Молодость Мазепы – Михайло Старицький

Мазепа шагал быстро, порывисто, как только шагает сильно взволнованный человек; несколько раз он сбрасывал шапку и, проводя рукой по лбу, подставлял его свежему дыханию ветра, словно хотел облегчить свою голову от жгучих, мучительных дум. Галина шла рядом с ним, погруженная в свои мысли.

"Зачем он хотел спасти ее? Именно ее? — словно повторил какой-то назойливый голос в ее сердце. — Если он жалел ее, то значит любил, если он любил ее, то значит она была гарная, хорошая, разумная. Он сердится, значит, ему жаль ее, значит он не забыл ее до сих пор!" Бедное сердце Галины сжималось мучительной тоской, на глаза выступали слезы. "Глупая, глупая, она думала, что ему хорошо с ней! Но что она значит перед той пышной панией, — все равно, что эта полевая былинка перед роскошным садовым цветком".

Так дошли они молчаливо до высокой могилы, молча взошли на нее и молча опустились на землю на ее зеленой вершине.

Мазепа сбросил шапку и, вздохнувши глубоко, оперся на руки головой. Галина следила за ним встревоженными, опечаленными глазами.
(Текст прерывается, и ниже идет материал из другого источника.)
template <class L>
__device__ __forceinline__ void coop_walk_batch(const KParams &kp, const uint32_t *__restrict__ ws_all, const CoopJob *jobs, uint32_t *jstate,
                                                CoopDone *done, const uint32_t *stage_all, uint32_t *cache_all)
{
    constexpr int CW = L::kWalkCols, QN = L::kWalkQuads, ROW = kWsRow;
    constexpr int kSeg = StageGeom<L::kSlotsPerLane, L::kLanes>::kSeg;
    constexpr uint32_t kMagic = (65536u + CW - 1) / CW;
    constexpr uint32_t kM = 3u, kI = 2u, kD = 1u;
    typedef __attribute__((address_space(3))) const uint8_t LdsByte;
    typedef __attribute__((address_space(3))) const uint32_t LdsWord;
    const int lane = threadIdx.x & 63;
    uint32_t *scratch = cache_all + lane * kCoopCacheStride;
    LdsByte *cache = (LdsByte *)scratch;
    LdsWord *stage = (LdsWord *)stage_all;
    const int early = kp.early;
    int v_gap, v_mism, v_match;
    asm volatile("s_nop 1\n\tv_mov_b32 %0, %1" : "=v"(v_gap) : "s"(__builtin_amdgcn_readfirstlane(kp.ext)));
    asm volatile("s_nop 1\n\tv_mov_b32 %0, %1" : "=v"(v_mism) : "s"(__builtin_amdgcn_readfirstlane(kp.mismatch)));
    asm volatile("s_nop 1\n\tv_mov_b32 %0, %1" : "=v"(v_match) : "s"(__builtin_amdgcn_readfirstlane(kp.match)));

    const uint32_t st0 = __hip_atomic_load(&jstate[lane], __ATOMIC_RELAXED, __HIP_MEMORY_SCOPE_WORKGROUP);
    bool active = false;
    if ((st0 & 3u) == 1u) active = atomicCAS(&jstate[lane], st0, st0 + 1u) == st0;
    __builtin_amdgcn_fence(__ATOMIC_ACQUIRE, "workgroup");
    if (!__any(active)) return;
    int p0 = 0, kA = 0, nlim_i = 0, nlim_j = 0, nis = 0, njs = 0, v = 0, v0 = 0, band_lim = -1;
    uint32_t ws_off = 0;
    int rpos0 = 0, qpos0 = 0, dir = 0, seg = 0;
    int l = 0, c = 0, k = 0;
    bool go = false, redo = false;
    if (active) {
        const CoopJob jb = jobs[lane];
        const int R = jb.R, Q = jb.Q;
        ws_off = jb.ws_off; v0 = jb.v0; band_lim = jb.band_lim;
        int l0, c0, k0;
        L::walk_start(R, Q, 0, l0, c0, k0);
        k0 = jb.k0;
        p0 = l0 * CW + c0; kA = k0 - l0;
        nlim_i = -imin(early, R); nlim_j = -imin(early, Q);
        const bool rev = (jb.where >> 16) & 1u;
        seg = (int)(jb.where >> 17);
        dir = rev ? -1 : 1;
        rpos0 = (int)(jb.where & 0xffu) + (rev ? 0 : R - 1);
        qpos0 = (int)((jb.where >> 8) & 0xffu) + (rev ? 0 : Q - 1);
        v = v0;
        l = l0; c = c0; k = k0;
        go = (R >= 1) & (Q >= 1) & (early > 0) & (v != 0);
    }
    uint32_t cur = 0, rcode = 0, qcode = 0;
    TbRegion<CW> rg;
    rg.l0 = 0; rg.fbase[0] = rg.fbase[1] = rg.fbase[2] = 0; rg.qbase0 = 0;
    int off0 = 0, off1 = 0;
    auto fetch = [&](int fl, int fc, int fk) {
        const int off = fl == rg.l0 ? off0 : off1;
        const uint32_t row = ((uint32_t)fk >> 3 << 5) + (uint32_t)off;
        const uint32_t w = *(LdsWord *)(cache + (((uint32_t)fc >> 1 << 2) + row));
        return __builtin_amdgcn_ubfe(w, (((uint32_t)fc & 1u) << 4) + 14u - (((uint32_t)fk & 7u) << 1), 2u);
    };
    auto bases = [&]() {
        const int rp = rpos0 + dir * nis, qp = qpos0 + dir * njs;
        const uint32_t rw = stage[seg + (rp >> 4)], qw = stage[seg + kSeg + (qp >> 4)];
        rcode = __builtin_amdgcn_ubfe(rw, ((uint32_t)rp & 15u) << 1, 2u);
        qcode = __builtin_amdgcn_ubfe(qw, ((uint32_t)qp & 15u) << 1, 2u);
    };
#ifdef GACT_STAMPS
    unsigned long long n_trips = 0, n_lane_trips = 0;
#endif
    while (__any(go)) {
        if (go) {
            tb_refill_oct<CW, QN, ROW>(ws_all, ws_off, scratch, l, c, k, rg);
            off0 = 4 * (-8 * rg.fbase[0] - 4 * rg.qbase0);
            off1 = 4 * (16 - 8 * rg.fbase[1] - 4 * (QN - 2));
            cur = fetch(l, c, k);
            bases();
        }
#pragma unroll 1
        for (int m = 0; m < 8; m++) {
            if (!__any(go)) break;
#ifdef GACT_STAMPS
            n_trips++; n_lane_trips += (unsigned long long)__builtin_popcountll(__ballot(go));
#endif
            if (go) {
                const bool diag = cur == kM;
                const int sub = rcode == qcode ? v_match : v_mism;
                v -= diag ? sub : v_gap;
                nis -= cur != kD;
                njs -= cur != kI;
                const int p = imax(p0 + njs, 0);
                l = (int)(__umul24((uint32_t)p, kMagic) >> 16);
                c = p + __mul24(l, -CW);
                k = imax(kA + l + nis, 0);
                if (m == 7) {
                    redo = redo | ((band_lim >= 0) & ((unsigned)(nis - njs + band_lim) > (unsigned)(2 * band_lim)));
                } else {
                    cur = fetch(l, c, k);
                    bases();
                }
                go = !((diag && v == 0) || nis <= nlim_i || njs <= nlim_j || redo);
            }
        }
    }
    if (active) {
        done[lane].ref_steps = -nis; done[lane].query_steps = -njs; done[lane].dv = v0 - v; done[lane].redo = redo ? 1 : 0;
        __builtin_amdgcn_fence(__ATOMIC_RELEASE, "workgroup");
        __hip_atomic_store(&jstate[lane], st0 + 2u, __ATOMIC_RELAXED, __HIP_MEMORY_SCOPE_WORKGROUP);
    }
#ifdef GACT_STAMPS
    {
        const unsigned long long n_jobs = (unsigned long long)__builtin_popcountll(__ballot(active));
        if (lane == 0) { atomicAdd(&g_coop_counts[0], 1ull); atomicAdd(&g_coop_counts[1], n_trips); atomicAdd(&g_coop_counts[2], n_lane_trips);
                         atomicAdd(&g_coop_counts[3], n_jobs); }
    }
#endif
}
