# mmetcalf14/qml-cutensornet

Measured on AMD Instinct MI355X. Metric: Gram kernel entries/sec @ 60 qubits x 6 layers, higher is better.
Workload: dtype f64 (complex128)

## Files before the change

lab/qk_quad.h:

```cpp
#pragma once

__device__ __forceinline__ int qkq_qinv(const int d) {
  static constexpr int T[17] = {0, 1048576, 524288, 349526, 262144, 209716, 174763, 149797, 131072, 116509, 104858, 95326, 87382, 80660, 74899, 69906, 65536};
  return T[d];
}

struct QkqUnit {
  bool mine, a1, b1;
  int ta, tb, p;
};

template <bool A1, bool B1, typename XPtr>
__device__ __forceinline__ void qkq_p1(QkfTile (&T)[2][2], v2d (&fr)[4], v2d (&fs)[4], const bool primed, QkfStream cur, XPtr xp, unsigned x0, unsigned x1, const int nks,
                                       const QkfStream n0, const unsigned n1off) {
  v4d P[2][2][3];
  v2d fx[4], fy[4];
  if (!primed) qkf_load4(fr, cur);
  if (B1) {
#pragma unroll
    for (int i = 0; i < 4; ++i) fs[i] = qkf_ldg(cur.base + i * cur.step, cur.off + TILE);
  }
#pragma unroll
  for (int i = 0; i < 4; ++i) {
    fx[i] = qkf_ldx(xp + i * QKF_XSTEP, x0);
// ... 93 lines not shown
        p1 = __builtin_amdgcn_mfma_f64_16x16x4f64(S[1][0][i], fs[i].x, p1, 0, 0, 0);
        p2 = __builtin_amdgcn_mfma_f64_16x16x4f64(T[1][0].re[i], sp, p2, 0, 0, 0);
        p3 = __builtin_amdgcn_mfma_f64_16x16x4f64(T[1][0].im[i], sm, p3, 0, 0, 0);
        if (B1) {
          r1 = __builtin_amdgcn_mfma_f64_16x16x4f64(S[1][1][i], fs[i].x, r1, 0, 0, 0);
          r2 = __builtin_amdgcn_mfma_f64_16x16x4f64(T[1][1].re[i], sp, r2, 0, 0, 0);
          r3 = __builtin_amdgcn_mfma_f64_16x16x4f64(T[1][1].im[i], sm, r3, 0, 0, 0);
        }
      }
      if (!LAST) fs[i] = qkf_ldg(i == 0 ? b0 : i == 1 ? b1 : i == 2 ? b2 : b3, o1);
      __builtin_amdgcn_sched_barrier(0);
    }
  }
  QKF_PRIO_HI();
  {
    const v4d re = p1 - p3, im = p1 - p2;
#pragma unroll
    for (int r = 0; r < 4; ++r) {
      __hip_atomic_fetch_add(d + r * rs, re[r], __ATOMIC_RELAXED, __HIP_MEMORY_SCOPE_WORKGROUP);
      __hip_atomic_fetch_add(d + r * rs + 1, im[r], __ATOMIC_RELAXED, __HIP_MEMORY_SCOPE_WORKGROUP);
    }
  }
  if (B1) {
    const v4d re = r1 - r3, im = r1 - r2;
#pragma unroll
    for (int r = 0; r < 4; ++r) {
      __hip_atomic_fetch_add(d1 + r * rs, re[r], __ATOMIC_RELAXED, __HIP_MEMORY_SCOPE_WORKGROUP);
      __hip_atomic_fetch_add(d1 + r * rs + 1, im[r], __ATOMIC_RELAXED, __HIP_MEMORY_SCOPE_WORKGROUP);
    }
  }
}

template <bool FULL, bool A1, bool B1>
__device__ __forceinline__ void qkq_p2(const QkfTile (&T)[2][2], v2d (&fr)[4], v2d (&fs)[4], const QkfStream cur, const unsigned a1off, const int ps, const int nn, const int kmax, lds_v2d* xo,
                                       const int q, const int j, const QkfStream nxt) {
  lds_double* d = (lds_double*)(xo + q * TILE + j);
  lds_double* d1 = d + 2 * QKF_XBLOCK;
  constexpr long rs = 2 * QKF_XSTEP;
  v4d S[2][2];
#pragma unroll
  for (int u = 0; u < 2; ++u)
#pragma unroll
    for (int v = 0; v < 2; ++v) S[u][v] = ((u == 0 || A1) && (v == 0 || B1)) ? T[u][v].re + T[u][v].im : (v4d){0, 0, 0, 0};
  const v2d *const c0 = cur.base, *const c1 = cur.base + cur.step, *const c2 = cur.base + 2 * cur.step, *const c3 = cur.base + 3 * cur.step;
  unsigned o0 = cur.off, o1 = cur.off + a1off;
#pragma unroll 1
  for (int tn = 0; tn + 1 < nn; ++tn) {
    o0 += TILE, o1 += TILE;
    qkq_p2_block<FULL, A1, B1, false>(T, S, fr, fs, kmax, c0, c1, c2, c3, o0, o1, d, d1, rs);
    d += 2 * ps, d1 += 2 * ps;
  }
  qkq_p2_block<FULL, A1, B1, true>(T, S, fr, fs, kmax, nxt.base, nxt.base + nxt.step, nxt.base + 2 * nxt.step, nxt.base + 3 * nxt.step, nxt.off, 0u, d, d1, rs);
}
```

— Зачем же ты хотел спасти ее, если она такая гадина? — произнесла она наконец тихим опечаленным голосом.

Мазепа вздрогнул при звуке ее голоса и заговорил горячо.

— Да, хотел спасти ее, потому что верил ей… О, если бы ты знала, Галина, как умеют они говорить, как умеют туманить мозг горячими словами… небесными улыбками, — глухой бы услышал, немой бы заговорил, камень бы растопился горячими слезами!
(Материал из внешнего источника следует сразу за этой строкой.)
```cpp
#define DW_BLOCKS 256
#define DW_BLOCKS_SECOND 32
struct DwSecond { const float* col_vec; const float* w1; const float* b1; float* dw; float* dbias; float* dw_head; int f_in; };
static int launch_dw_rank1(int nseg, const float* const* gate, const float* const* x, const float* const* row_scale,
                           const int32_t* const* d_n, const int32_t* n_cap, const float* col_vec, float* dw, float* dbias,
                           float* dw_head, int f_in, int f_out, int accumulate, void* workspace, hipStream_t s,
                           const int32_t* x_stride = nullptr ,
                           const uint32_t* const* bits = nullptr ,
                           const float* w1 = nullptr, const float* b1 = nullptr,
                           const struct DwSecond* second = nullptr ,
                           int dw_cols = 0 ) {
    static bool attr_set = false;
    const size_t lds = (size_t)(2 * DW_KC * DW_LDA + 2 * DW_KC * DW_LDB) * sizeof(float);
    if (!attr_set) {
        hipError_t e = hipFuncSetAttribute((const void*)gemm_dw_rank1_k, hipFuncAttributeMaxDynamicSharedMemorySize, (int)lds);
        if (e != hipSuccess) return (int)e;
        attr_set = true;
    }
    DwSegs sg;
    sg.nseg = nseg;
    for (int h = 0; h < 4; ++h) {
        const int q = h < nseg ? h : 0;
        sg.gate[h] = gate ? gate[q] : nullptr; sg.x[h] = x[q]; sg.rs[h] = row_scale[q]; sg.d_n[h] = d_n[q]; sg.n_cap[h] = h < nseg ? n_cap[q] : 0;
        sg.ldx[h] = (x_stride && x_stride[q] > 0) ? x_stride[q] : f_in;
        sg.bits[h] = bits ? bits[q] : nullptr;
    }
// ... 20 lines not shown
            hipError_t e = hipFuncSetAttribute((const void*)gemm_dw_split_k<false>, hipFuncAttributeMaxDynamicSharedMemorySize, (int)l128);
            if (e != hipSuccess) return (int)e;
            e = hipFuncSetAttribute((const void*)gemm_dw_split_k<true>, hipFuncAttributeMaxDynamicSharedMemorySize, (int)l128);
            if (e != hipSuccess) return (int)e;
            e = hipFuncSetAttribute((const void*)gemm_dw_split_k<true, DS_NT_WIDE>, hipFuncAttributeMaxDynamicSharedMemorySize, (int)l160);
            if (e != hipSuccess) return (int)e;
            attr2_set = true;
        }
        if (bits) {
            static int second_wgs = -1;
            if (second_wgs < 0) { const char* e = grapes_tune_env("GRAPES_DW_SECOND_WGS"); second_wgs = e ? atoi(e) : DW_BLOCKS_SECOND;
                                  if (second_wgs < 8 || second_wgs > 128) second_wgs = DW_BLOCKS_SECOND; }
            const int nwg0 = second ? DW_BLOCKS - second_wgs : DW_BLOCKS;
            float* w_dw2 = w_dw + (size_t)nwg0 * slab;
            float* w_db2 = w_db + (size_t)nwg0 * f_out;
            const DwAlt alt{nwg0, second ? nseg - 1 : nseg, second ? second->f_in : f_in, second ? second->col_vec : col_vec, w_dw2, w_db2};
            if (wide)
                hipLaunchKernelGGL((gemm_dw_split_k<true, DS_NT_WIDE>), dim3(DW_BLOCKS), dim3(512), lds2, s, sg, col_vec, f_out, f_in, w_dw, w_db,
                                   (float*)nullptr, alt);
            else
                hipLaunchKernelGGL(gemm_dw_split_k<true>, dim3(DW_BLOCKS), dim3(512), lds2, s, sg, col_vec, f_out, f_in, w_dw, w_db,
                                   (float*)nullptr, alt);
            GRAPES_LAUNCH_CHECK();
            const Sr1Prob pa{w_dw, w_db, col_vec, w1, b1, dw, dbias, dw_head, nwg0, f_in, 0, second ? nseg - 1 : nseg,
                             dw_cols > 0 ? dw_cols : f_in};
            const Sr1Prob pb = second ? Sr1Prob{w_dw2, w_db2, second->col_vec, second->w1, second->b1, second->dw, second->dbias,
                                                second->dw_head, DW_BLOCKS - nwg0, second->f_in, nseg - 1, nseg, second->f_in} : pa;
            if (wide)
                hipLaunchKernelGGL((slab_reduce_rank1_k<192, 5>), dim3(f_out, second ? 2 : 1), dim3(192 * 5), 0, s, sg, pa, pb, f_out, accumulate);
            else
                hipLaunchKernelGGL((slab_reduce_rank1_k<128, SR1_G>), dim3(f_out, second ? 2 : 1), dim3(128 * SR1_G), 0, s, sg, pa, pb, f_out, accumulate);
            GRAPES_LAUNCH_CHECK();
            return 0;
        }
        const DwAlt none{DW_BLOCKS, nseg, f_in, col_vec, w_dw, w_db};
        hipLaunchKernelGGL(gemm_dw_split_k<false>, dim3(DW_BLOCKS), dim3(512), lds2, s, sg, col_vec, f_out, f_in, w_dw,
                           dbias ? w_db : nullptr, dw_head ? w_dh : nullptr, none);
    } else {
        hipLaunchKernelGGL(gemm_dw_rank1_k, dim3(DW_BLOCKS), dim3(512), lds, s, sg, col_vec, f_out, f_in, w_dw,
                           dbias ? w_db : nullptr, dw_head ? w_dh : nullptr);
    }
    GRAPES_LAUNCH_CHECK();
    int grid = grapes_div_up(slab, 64); if (grid > 4096) grid = 4096;
    const int g2 = grid + (dbias ? grapes_div_up(f_out, 64) : 0) + (dw_head ? grapes_div_up(f_out, 64) : 0);
    hipLaunchKernelGGL(slab_reduce_k, dim3(g2), dim3(256), 0, s, (const float*)w_dw, dw, slab, DW_BLOCKS, (const int32_t*)nullptr, 1,
                       accumulate, (const float*)(dbias ? w_db : nullptr), dbias, (long long)(dbias ? f_out : 0),
                       (const float*)(dw_head ? w_dh : nullptr), dw_head, (long long)(dw_head ? f_out : 0));
    GRAPES_LAUNCH_CHECK();
    return 0;
}
// ... 265 lines not shown
    if (dw_cols < 0 || dw_cols > f_in || (dw_cols > 0 && f_in - dw_cols > 3)) return GRAPES_EINVAL;
    if (dw_head && (!w1 || !b1)) return GRAPES_EINVAL;
    int nmax = 0;
    for (int h = 0; h < nseg; ++h) {
        if (!gate_bits[h] || !x[h] || !row_scale[h] || n_cap[h] <= 0) return GRAPES_EINVAL;
        if (x_stride && x_stride[h] > 0 && (x_stride[h] < f_in || (x_stride[h] & 3))) return GRAPES_EINVAL;
        if (!grapes_aligned16(x[h])) return GRAPES_EALIGN;
        nmax = n_cap[h] > nmax ? n_cap[h] : nmax;
    }
    if (!grapes_aligned16(col_vec)) return GRAPES_EALIGN;
    if (!grapes_split_gemm_available(nmax > 2048 ? nmax : 2048, f_in, f_out)) return GRAPES_EINVAL;
    if (dw_cols > 0 && dw_cols != f_in && !dw_split_ok(f_in, f_out, true)) return GRAPES_EINVAL;
    return launch_dw_rank1(nseg, nullptr, x, row_scale, d_n, n_cap, col_vec, dw, dbias, dw_head, f_in, f_out, accumulate, workspace,
                           (hipStream_t)stream, x_stride, gate_bits, w1, b1, nullptr, dw_cols);
}
extern "C" int grapes_linear_bwd_weight_bits_pair_cols(int32_t nseg, const uint32_t* const* gate_bits, const float* const* x,
                                                       const int32_t* x_stride, const float* const* row_scale,
                                                       const int32_t* const* d_n, const int32_t* n_cap, const float* col_vec,
                                                       const float* w1, const float* b1, float* dw, int32_t dw_cols, float* dbias,
                                                       float* dw_head, int32_t f_in, const float* col_vec_b, const float* w1_b,
                                                       const float* b1_b, float* dw_b, float* dbias_b, float* dw_head_b,
                                                       int32_t f_in_b, int32_t f_out, int32_t accumulate, void* workspace,
                                                       grapes_stream_t stream) {
    if (nseg < 1 || nseg > 3 || !gate_bits || !x || !row_scale || !d_n || !n_cap || !col_vec || !dw || !workspace) return GRAPES_EINVAL;
    if (dw_cols < 0 || dw_cols > f_in || (dw_cols > 0 && f_in - dw_cols > 3)) return GRAPES_EINVAL;
    if (!col_vec_b || !dw_b || f_in_b <= 0 || f_in_b > f_in) return GRAPES_EINVAL;
    if ((dw_head && (!w1 || !b1)) || (dw_head_b && (!w1_b || !b1_b))) return GRAPES_EINVAL;
    int nmax = 0;
    for (int h = 0; h <= nseg; ++h) {
        const int fi = h < nseg ? f_in : f_in_b;
        if (!gate_bits[h] || !x[h] || !row_scale[h] || n_cap[h] <= 0) return GRAPES_EINVAL;
        if (x_stride && x_stride[h] > 0 && (x_stride[h] < fi || (x_stride[h] & 3))) return GRAPES_EINVAL;
        if (!grapes_aligned16(x[h])) return GRAPES_EALIGN;
        nmax = n_cap[h] > nmax ? n_cap[h] : nmax;
    }
    if (!grapes_aligned16(col_vec) || !grapes_aligned16(col_vec_b)) return GRAPES_EALIGN;
    if (!grapes_split_gemm_available(nmax > 2048 ? nmax : 2048, f_in, f_out) ||
        !grapes_split_gemm_available(nmax > 2048 ? nmax : 2048, f_in_b, f_out)) return GRAPES_EINVAL;
    int32_t strides[4];
    for (int h = 0; h <= nseg; ++h) strides[h] = (x_stride && x_stride[h] > 0) ? x_stride[h] : (h < nseg ? f_in : f_in_b);
    const DwSecond sec{col_vec_b, w1_b, b1_b, dw_b, dbias_b, dw_head_b, f_in_b};
    return launch_dw_rank1(nseg + 1, nullptr, x, row_scale, d_n, n_cap, col_vec, dw, dbias, dw_head, f_in, f_out, accumulate, workspace,
                           (hipStream_t)stream, strides, gate_bits, w1, b1, &sec, dw_cols);
}
```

— Так это про нее ты все думаешь? Ты за ней скучаешь? Ты хотел бы снова ее увидеть? — голос Галины дрогнул, глаза ее наполнились слезами.

— Нет, нет, дитя мое, мне с тобой лучше всего!

Мазепа взял ее за руки и. поднявши голову, взглянул на Галину.

— Но что с тобой! — вскрикнул он с ужасом и удивлением, останавливая свой взгляд на ее лице. Она была бледна, как полотно, казалась еще бледнее белого венка, покрывавшего головку ее, большие карие глаза ее, подернутые слезами, смотрели на него с тоской, с печалью, с немым укором, казалось, еще мгновение — и эти слезы польются неудержимо из ее глаз.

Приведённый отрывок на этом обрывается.